La sécheresse oculaire est une pathologie fréquente et pouvant avoir un retentissement sur la qualité de vie des patients. Il existe certains scores, comme l’OSDI, permettant d’en évaluer le retentissement. Les symptômes sont multiples : sensation de brûlures, picotements, grain de sable, coups d’aiguilles, baisse d’acuité visuelle ressentie… Elle est liée principalement à l’âge. Elle peut être aggravée par des facteurs extérieurs (tabagisme, climatisation…), par l’administration de collyres (antiglaucomateux par exemple), ou par une chirurgie. Elle peut empêcher le port de lentilles.

Le premier traitement consiste en l’administration de larmes artificielles de façon régulière sur la journée. Il existe souvent une blépharite associée avec dysfonction des glandes de Meibomius, raison pour laquelle des soins de paupières (massages après réchauffement des paupières) pourront vous être prescrits. D’autres traitements pourront être envisagés selon les cas.

Ophtalmologie pédiatrique

Une bonne vision chez l’enfant est essentielle à son développement global. Avec l’aide de nos confrères médecins généralistes et pédiatres, des orthoptistes libérales, et des dépistages réalisés à l’école, nous pourrons être à même de diagnostiquer une éventuelle amétropie (besoin de lunettes) chez votre enfant.

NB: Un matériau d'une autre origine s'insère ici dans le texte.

__global__ __launch_bounds__(64) void k_solve(Arena A, const DevParams* __restrict__ P, int* __restrict__ cnt, int stamp, int kstage,
                                              int N, int NR) {
  extern __shared__ float lds[];
  const int lane = threadIdx.x;
  const int e = blockIdx.x * 64 + lane;
  float* s_uf = lds;
  float* s_lam = lds + 60 * 64;
  float* s_hdr = lds + (60 + DEXSIM_KMAX * 3) * 64;
  float* s_row = lds + (60 + DEXSIM_KMAX * 3 + DEXSIM_KMAX * 4) * 64;
  const DexSimConfig& C = P->cfg;
  const float h = P->h;
  const bool has_box = C.has_box != 0;

  float uB[6], vb[3], wb[3];
#pragma unroll
  for (int i = 0; i < 6; i++) uB[i] = FLD(ufree, i);
#pragma unroll
  for (int i = 0; i < 20; i++) s_uf[i * 64 + lane] = FLD(ufree, 6 + i);
#pragma unroll
  for (int i = 0; i < 3; i++) { vb[i] = FLD(ufree, 26 + i); wb[i] = FLD(ufree, 29 + i); }
  const int nc = FLD(ncontact, 0);
  float inv_m = 0.f, inv_I = 0.f;
  if (has_box && !C.box_fixed) { inv_m = rcp_n(FLD(box_mass, 0)); inv_I = P->box_inv_I_k * inv_m; }
  int kmax = nc;
#pragma unroll
  for (int s = 32; s >= 1; s >>= 1) kmax = max(kmax, __shfl_xor(kmax, s));
  const int kst = min(kmax, kstage);
  for (int k = 0; k < kmax * 3; k++) s_lam[k * 64 + lane] = k < nc * 3 ? FLD(clam, k) : 0.f;
#pragma unroll 4
  for (int k = 0; k < kmax; k++) {
    const bool act = k < nc;
    const float w0 = act ? FLD(chdr, 8 * k + 0) : __int_as_float(2), w1 = act ? FLD(chdr, 8 * k + 1) : __int_as_float(0);
    const float w2 = act ? FLD(chdr, 8 * k + 2) : 0.f, w3 = act ? FLD(chdr, 8 * k + 3) : 0.f;
    s_hdr[(4 * k) * 64 + lane] = w0; s_hdr[(4 * k + 1) * 64 + lane] = w1;
    s_hdr[(4 * k + 2) * 64 + lane] = w2; s_hdr[(4 * k + 3) * 64 + lane] = w3;
  }
  unsigned hand_mask, fing_mask, box_mask;
  solve_masks(s_hdr, nc, kmax, lane, hand_mask, fing_mask, box_mask);
  for (int k = 0; k < kst; k++) {
    const int base = k * 3 * CROW_W;
    const bool act = k < nc;
    if ((hand_mask >> k) & 1) {
      float tmp[3 * CROW_W];
#pragma unroll
      for (int w = 0; w < 3 * CROW_W; w++) tmp[w] = act ? FLD(crow, base + w) : 0.f;
#pragma unroll
      for (int w = 0; w < 3 * CROW_W; w++) s_row[ROWADDR(base + w, lane)] = tmp[w];
    } else {
      float tmp[24];
#pragma unroll
      for (int r = 0; r < 3; r++)
#pragma unroll
        for (int w = 0; w < 8; w++) tmp[8 * r + w] = act ? FLD(crow, base + r * CROW_W + 20 + w) : 0.f;
#pragma unroll
      for (int r = 0; r < 3; r++)
#pragma unroll
        for (int w = 0; w < 8; w++) s_row[ROWADDR(base + r * CROW_W + 20 + w, lane)] = tmp[8 * r + w];
    }
  }
  const int gen = FLD(wgen, 0);
  int nbg = 0;
  for (int k = 0; k < min(kmax, 4); k++) nbg += (k < nc && (__float_as_int(s_hdr[(4 * k) * 64 + lane]) & 3) == 2) ? 1 : 0;
  if (hand_mask == 0 && kmax <= 4 && kmax <= kst) {
    BoxBlock bb;
    bb.load<true>(kmax, inv_m, inv_I, s_lam, s_hdr, s_row, CROW_W, 20, lane, nc, true);
    f2 v01 = {vb[0], vb[1]}, v23 = {vb[2], wb[0]}, v45 = {wb[1], wb[2]};
    bb.warm(v01, v23, v45, f2{inv_m, inv_I});
#pragma unroll 1
    for (int it = 0; it < C.num_position_iterations; it++) bb.sweep(v01, v23, v45);
    vb[0] = v01.x; vb[1] = v01.y; vb[2] = v23.x; wb[0] = v23.y; wb[1] = v45.x; wb[2] = v45.y;
    bb.store(s_lam, lane);
  } else {
    const int split = FLD(csplit, 0), rs = SPLIT_RS(split), nh = nc - nbg;
    const float nBf = (float)SPLIT_NB(split), nXf = (float)SPLIT_NX(split);
    float* s_ufl = s_uf + 20 * 64;
    float* s_ufd = s_uf + 40 * 64;
    auto contact = [&](int k, bool act, float (&U)[6], float (&Vb)[3], float (&Wb)[3], float* uf, float sB, float sX, int mode) {
      const int kk = act ? k : 0;
      const int code = __float_as_int(s_hdr[(4 * kk) * 64 + lane]), fo = __float_as_int(s_hdr[(4 * kk + 1) * 64 + lane]);
      const float mu = s_hdr[(4 * kk + 2) * 64 + lane], cb = s_hdr[(4 * kk + 3) * 64 + lane];
      const float sF = mode ? (float)((code >> 12) & 15) : 1.f;
      const bool fing = act && fo >= 0;
      const int foe = max(fo, 0);
      float lam_n = 0.f;
      for (int r = 0; r < 3; r++) {
        const float* rp = A.crow + (size_t)((kk * 3 + r) * CROW_W) * N + e;
        float row[CROW_W];
        for (int w = 0; w < CROW_W; w++) row[w] = act ? rp[(size_t)w * N] : 0.f;
        float lam = act ? s_lam[(3 * kk + r) * 64 + lane] : 0.f, dl;
        if (mode) {
          float vr = 0.f;
          for (int i = 0; i < 6; i++) vr += row[i] * U[i];
          for (int l = 0; l < 4; l++) vr += row[6 + l] * uf[(foe + l) * 64 + lane];
          for (int i = 0; i < 3; i++) vr += row[20 + i] * Vb[i] + row[23 + i] * Wb[i];
          float nl;
          if (r == 0) { nl = fmaxf(0.f, lam - (vr + cb) * row[26]); lam_n = nl; }
          else { const float lim = mu * lam_n; nl = clampf(lam - vr * row[26], -lim, lim); }
          dl = nl - lam;
          if (act) s_lam[(3 * kk + r) * 64 + lane] = nl;
        } else dl = lam;
        for (int i = 0; i < 6; i++) U[i] += row[10 + i] * (sB * dl);
        if (fing) for (int l = 0; l < 4; l++) uf[(foe + l) * 64 + lane] += row[16 + l] * (sF * dl);
        for (int i = 0; i < 3; i++) { Vb[i] += row[20 + i] * (sX * inv_m * dl); Wb[i] += row[23 + i] * (sX * inv_I * dl); }
      }
    };
    for (int k = 0; k < kmax; k++) contact(k, k < nc, uB, vb, wb, s_uf, 1.f, 1.f, 0);
    for (int i = 0; i < 20; i++) s_ufd[i * 64 + lane] = 0.f;
#pragma unroll 1
    for (int it = 0; it < C.num_position_iterations; it++) {
      float dU[6] = {0, 0, 0, 0, 0, 0}, dV[3] = {0, 0, 0}, dW[3] = {0, 0, 0};
#pragma unroll 1
      for (int b = 0; b < 13; b++) {
        if (b < 12 && !__any((b << rs) < nh)) continue;
        float U[6], Vb[3], Wb[3];
        for (int i = 0; i < 6; i++) U[i] = uB[i];
        for (int i = 0; i < 3; i++) { Vb[i] = vb[i]; Wb[i] = wb[i]; }
        for (int i = 0; i < 20; i++) s_ufl[i * 64 + lane] = s_uf[i * 64 + lane];
        for (int i = 0; i < 4; i++) {
          const int k = b == 12 ? i : nbg + (b << rs) + i;
          const bool act = b == 12 ? i < nbg : (i < (1 << rs) && (b << rs) + i < nh);
          if (__any(act)) contact(k, act, U, Vb, Wb, s_ufl, nBf, nXf, 1);
        }
        for (int i = 0; i < 6; i++) dU[i] += (U[i] - uB[i]) / nBf;
        for (int i = 0; i < 3; i++) { dV[i] += (Vb[i] - vb[i]) / nXf; dW[i] += (Wb[i] - wb[i]) / nXf; }
        for (int i = 0; i < 20; i++) s_ufd[i * 64 + lane] += (s_ufl[i * 64 + lane] - s_uf[i * 64 + lane]) / (float)SPLIT_NF(split, i >> 2);
      }
      for (int i = 0; i < 6; i++) uB[i] += dU[i];
      for (int i = 0; i < 3; i++) { vb[i] += dV[i]; wb[i] += dW[i]; }
      for (int i = 0; i < 20; i++) { s_uf[i * 64 + lane] += s_ufd[i * 64 + lane]; s_ufd[i * 64 + lane] = 0.f; }
    }
    for (int k = nbg; k < kmax; k++) {
      if (k < nc) {
        const int code = __float_as_int(s_hdr[(4 * k) * 64 + lane]);
        st4_global(A.wlam + ((size_t)CODE_HKEY(code) * N + e) * 4, s_lam[(3 * k) * 64 + lane], s_lam[(3 * k + 1) * 64 + lane], s_lam[(3 * k + 2) * 64 + lane],
                   __int_as_float(8 * DEXSIM_WGEN_NEXT(gen)));
      }
    }
  }
  {
    int cpack = 0;
    for (int k = 0; k < 4; k++) if (k < nbg) cpack |= CODE_SAMPLE(__float_as_int(s_hdr[(4 * k) * 64 + lane])) << (3 * k);
    cache_box_ground(A, s_lam, DEXSIM_WGEN_NEXT(gen), cpack, nbg, lane, N, e);
    FLD(wgen, 0) = DEXSIM_WGEN_NEXT(gen);
  }

  solve_forces(A, P, cnt + (stamp & 1), s_hdr, s_lam, s_row , nc, lane, N, e, NR);

#pragma unroll
  for (int i = 0; i < 6; i++) integrate_joint(A, P, h, i, FLD(q, i), uB[i], N, e);
#pragma unroll
  for (int f = 0; f < 5; f++) {
#pragma unroll
    for (int l = 0; l < 4; l++) {
      float v = s_uf[(4 * f + l) * 64 + lane];
#pragma unroll
      for (int i = 0; i < 6; i++) v -= GPTR(A.fac_g)[((size_t)(6 * f + ((l * 6 + i) >> 2)) * N + e) * 4 + ((l * 6 + i) & 3)] * uB[i];
      integrate_joint(A, P, h, 6 + 4 * f + l, FLD(q, 6 + 4 * f + l), v, N, e);
    }
  }
  if (has_box && !C.box_fixed) integrate_box(A, h, vb, wb, N, e);
}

Les examens réalisés sont adaptés à l’âge : échelles d’acuité visuelle adaptées (dessins), appareils portatifs… La confiance de votre enfant sera gagnée progressivement et plusieurs consultations pourront être nécessaires. Il est notamment souvent indispensable d’administrer des collyres cycloplégiques (Skiacol ou atropine) afin de paralyser l’accommodation et d’obtenir des mesures fiables avant la prescription des lunettes. Cela permet également de réaliser le fond d’œil pour dépister d’éventuelles pathologies (cataracte congénitale, glaucome congénital…).

L’un des enjeux de l’ophtalmologie pédiatrique est le dépistage de l’amblyopie avant six ans. Il s’agit d’un œil « paresseux », que l’on va stimuler par le port d’un cache sur le meilleur œil. Le traitement par occlusion est souvent poursuivi plusieurs mois ou années.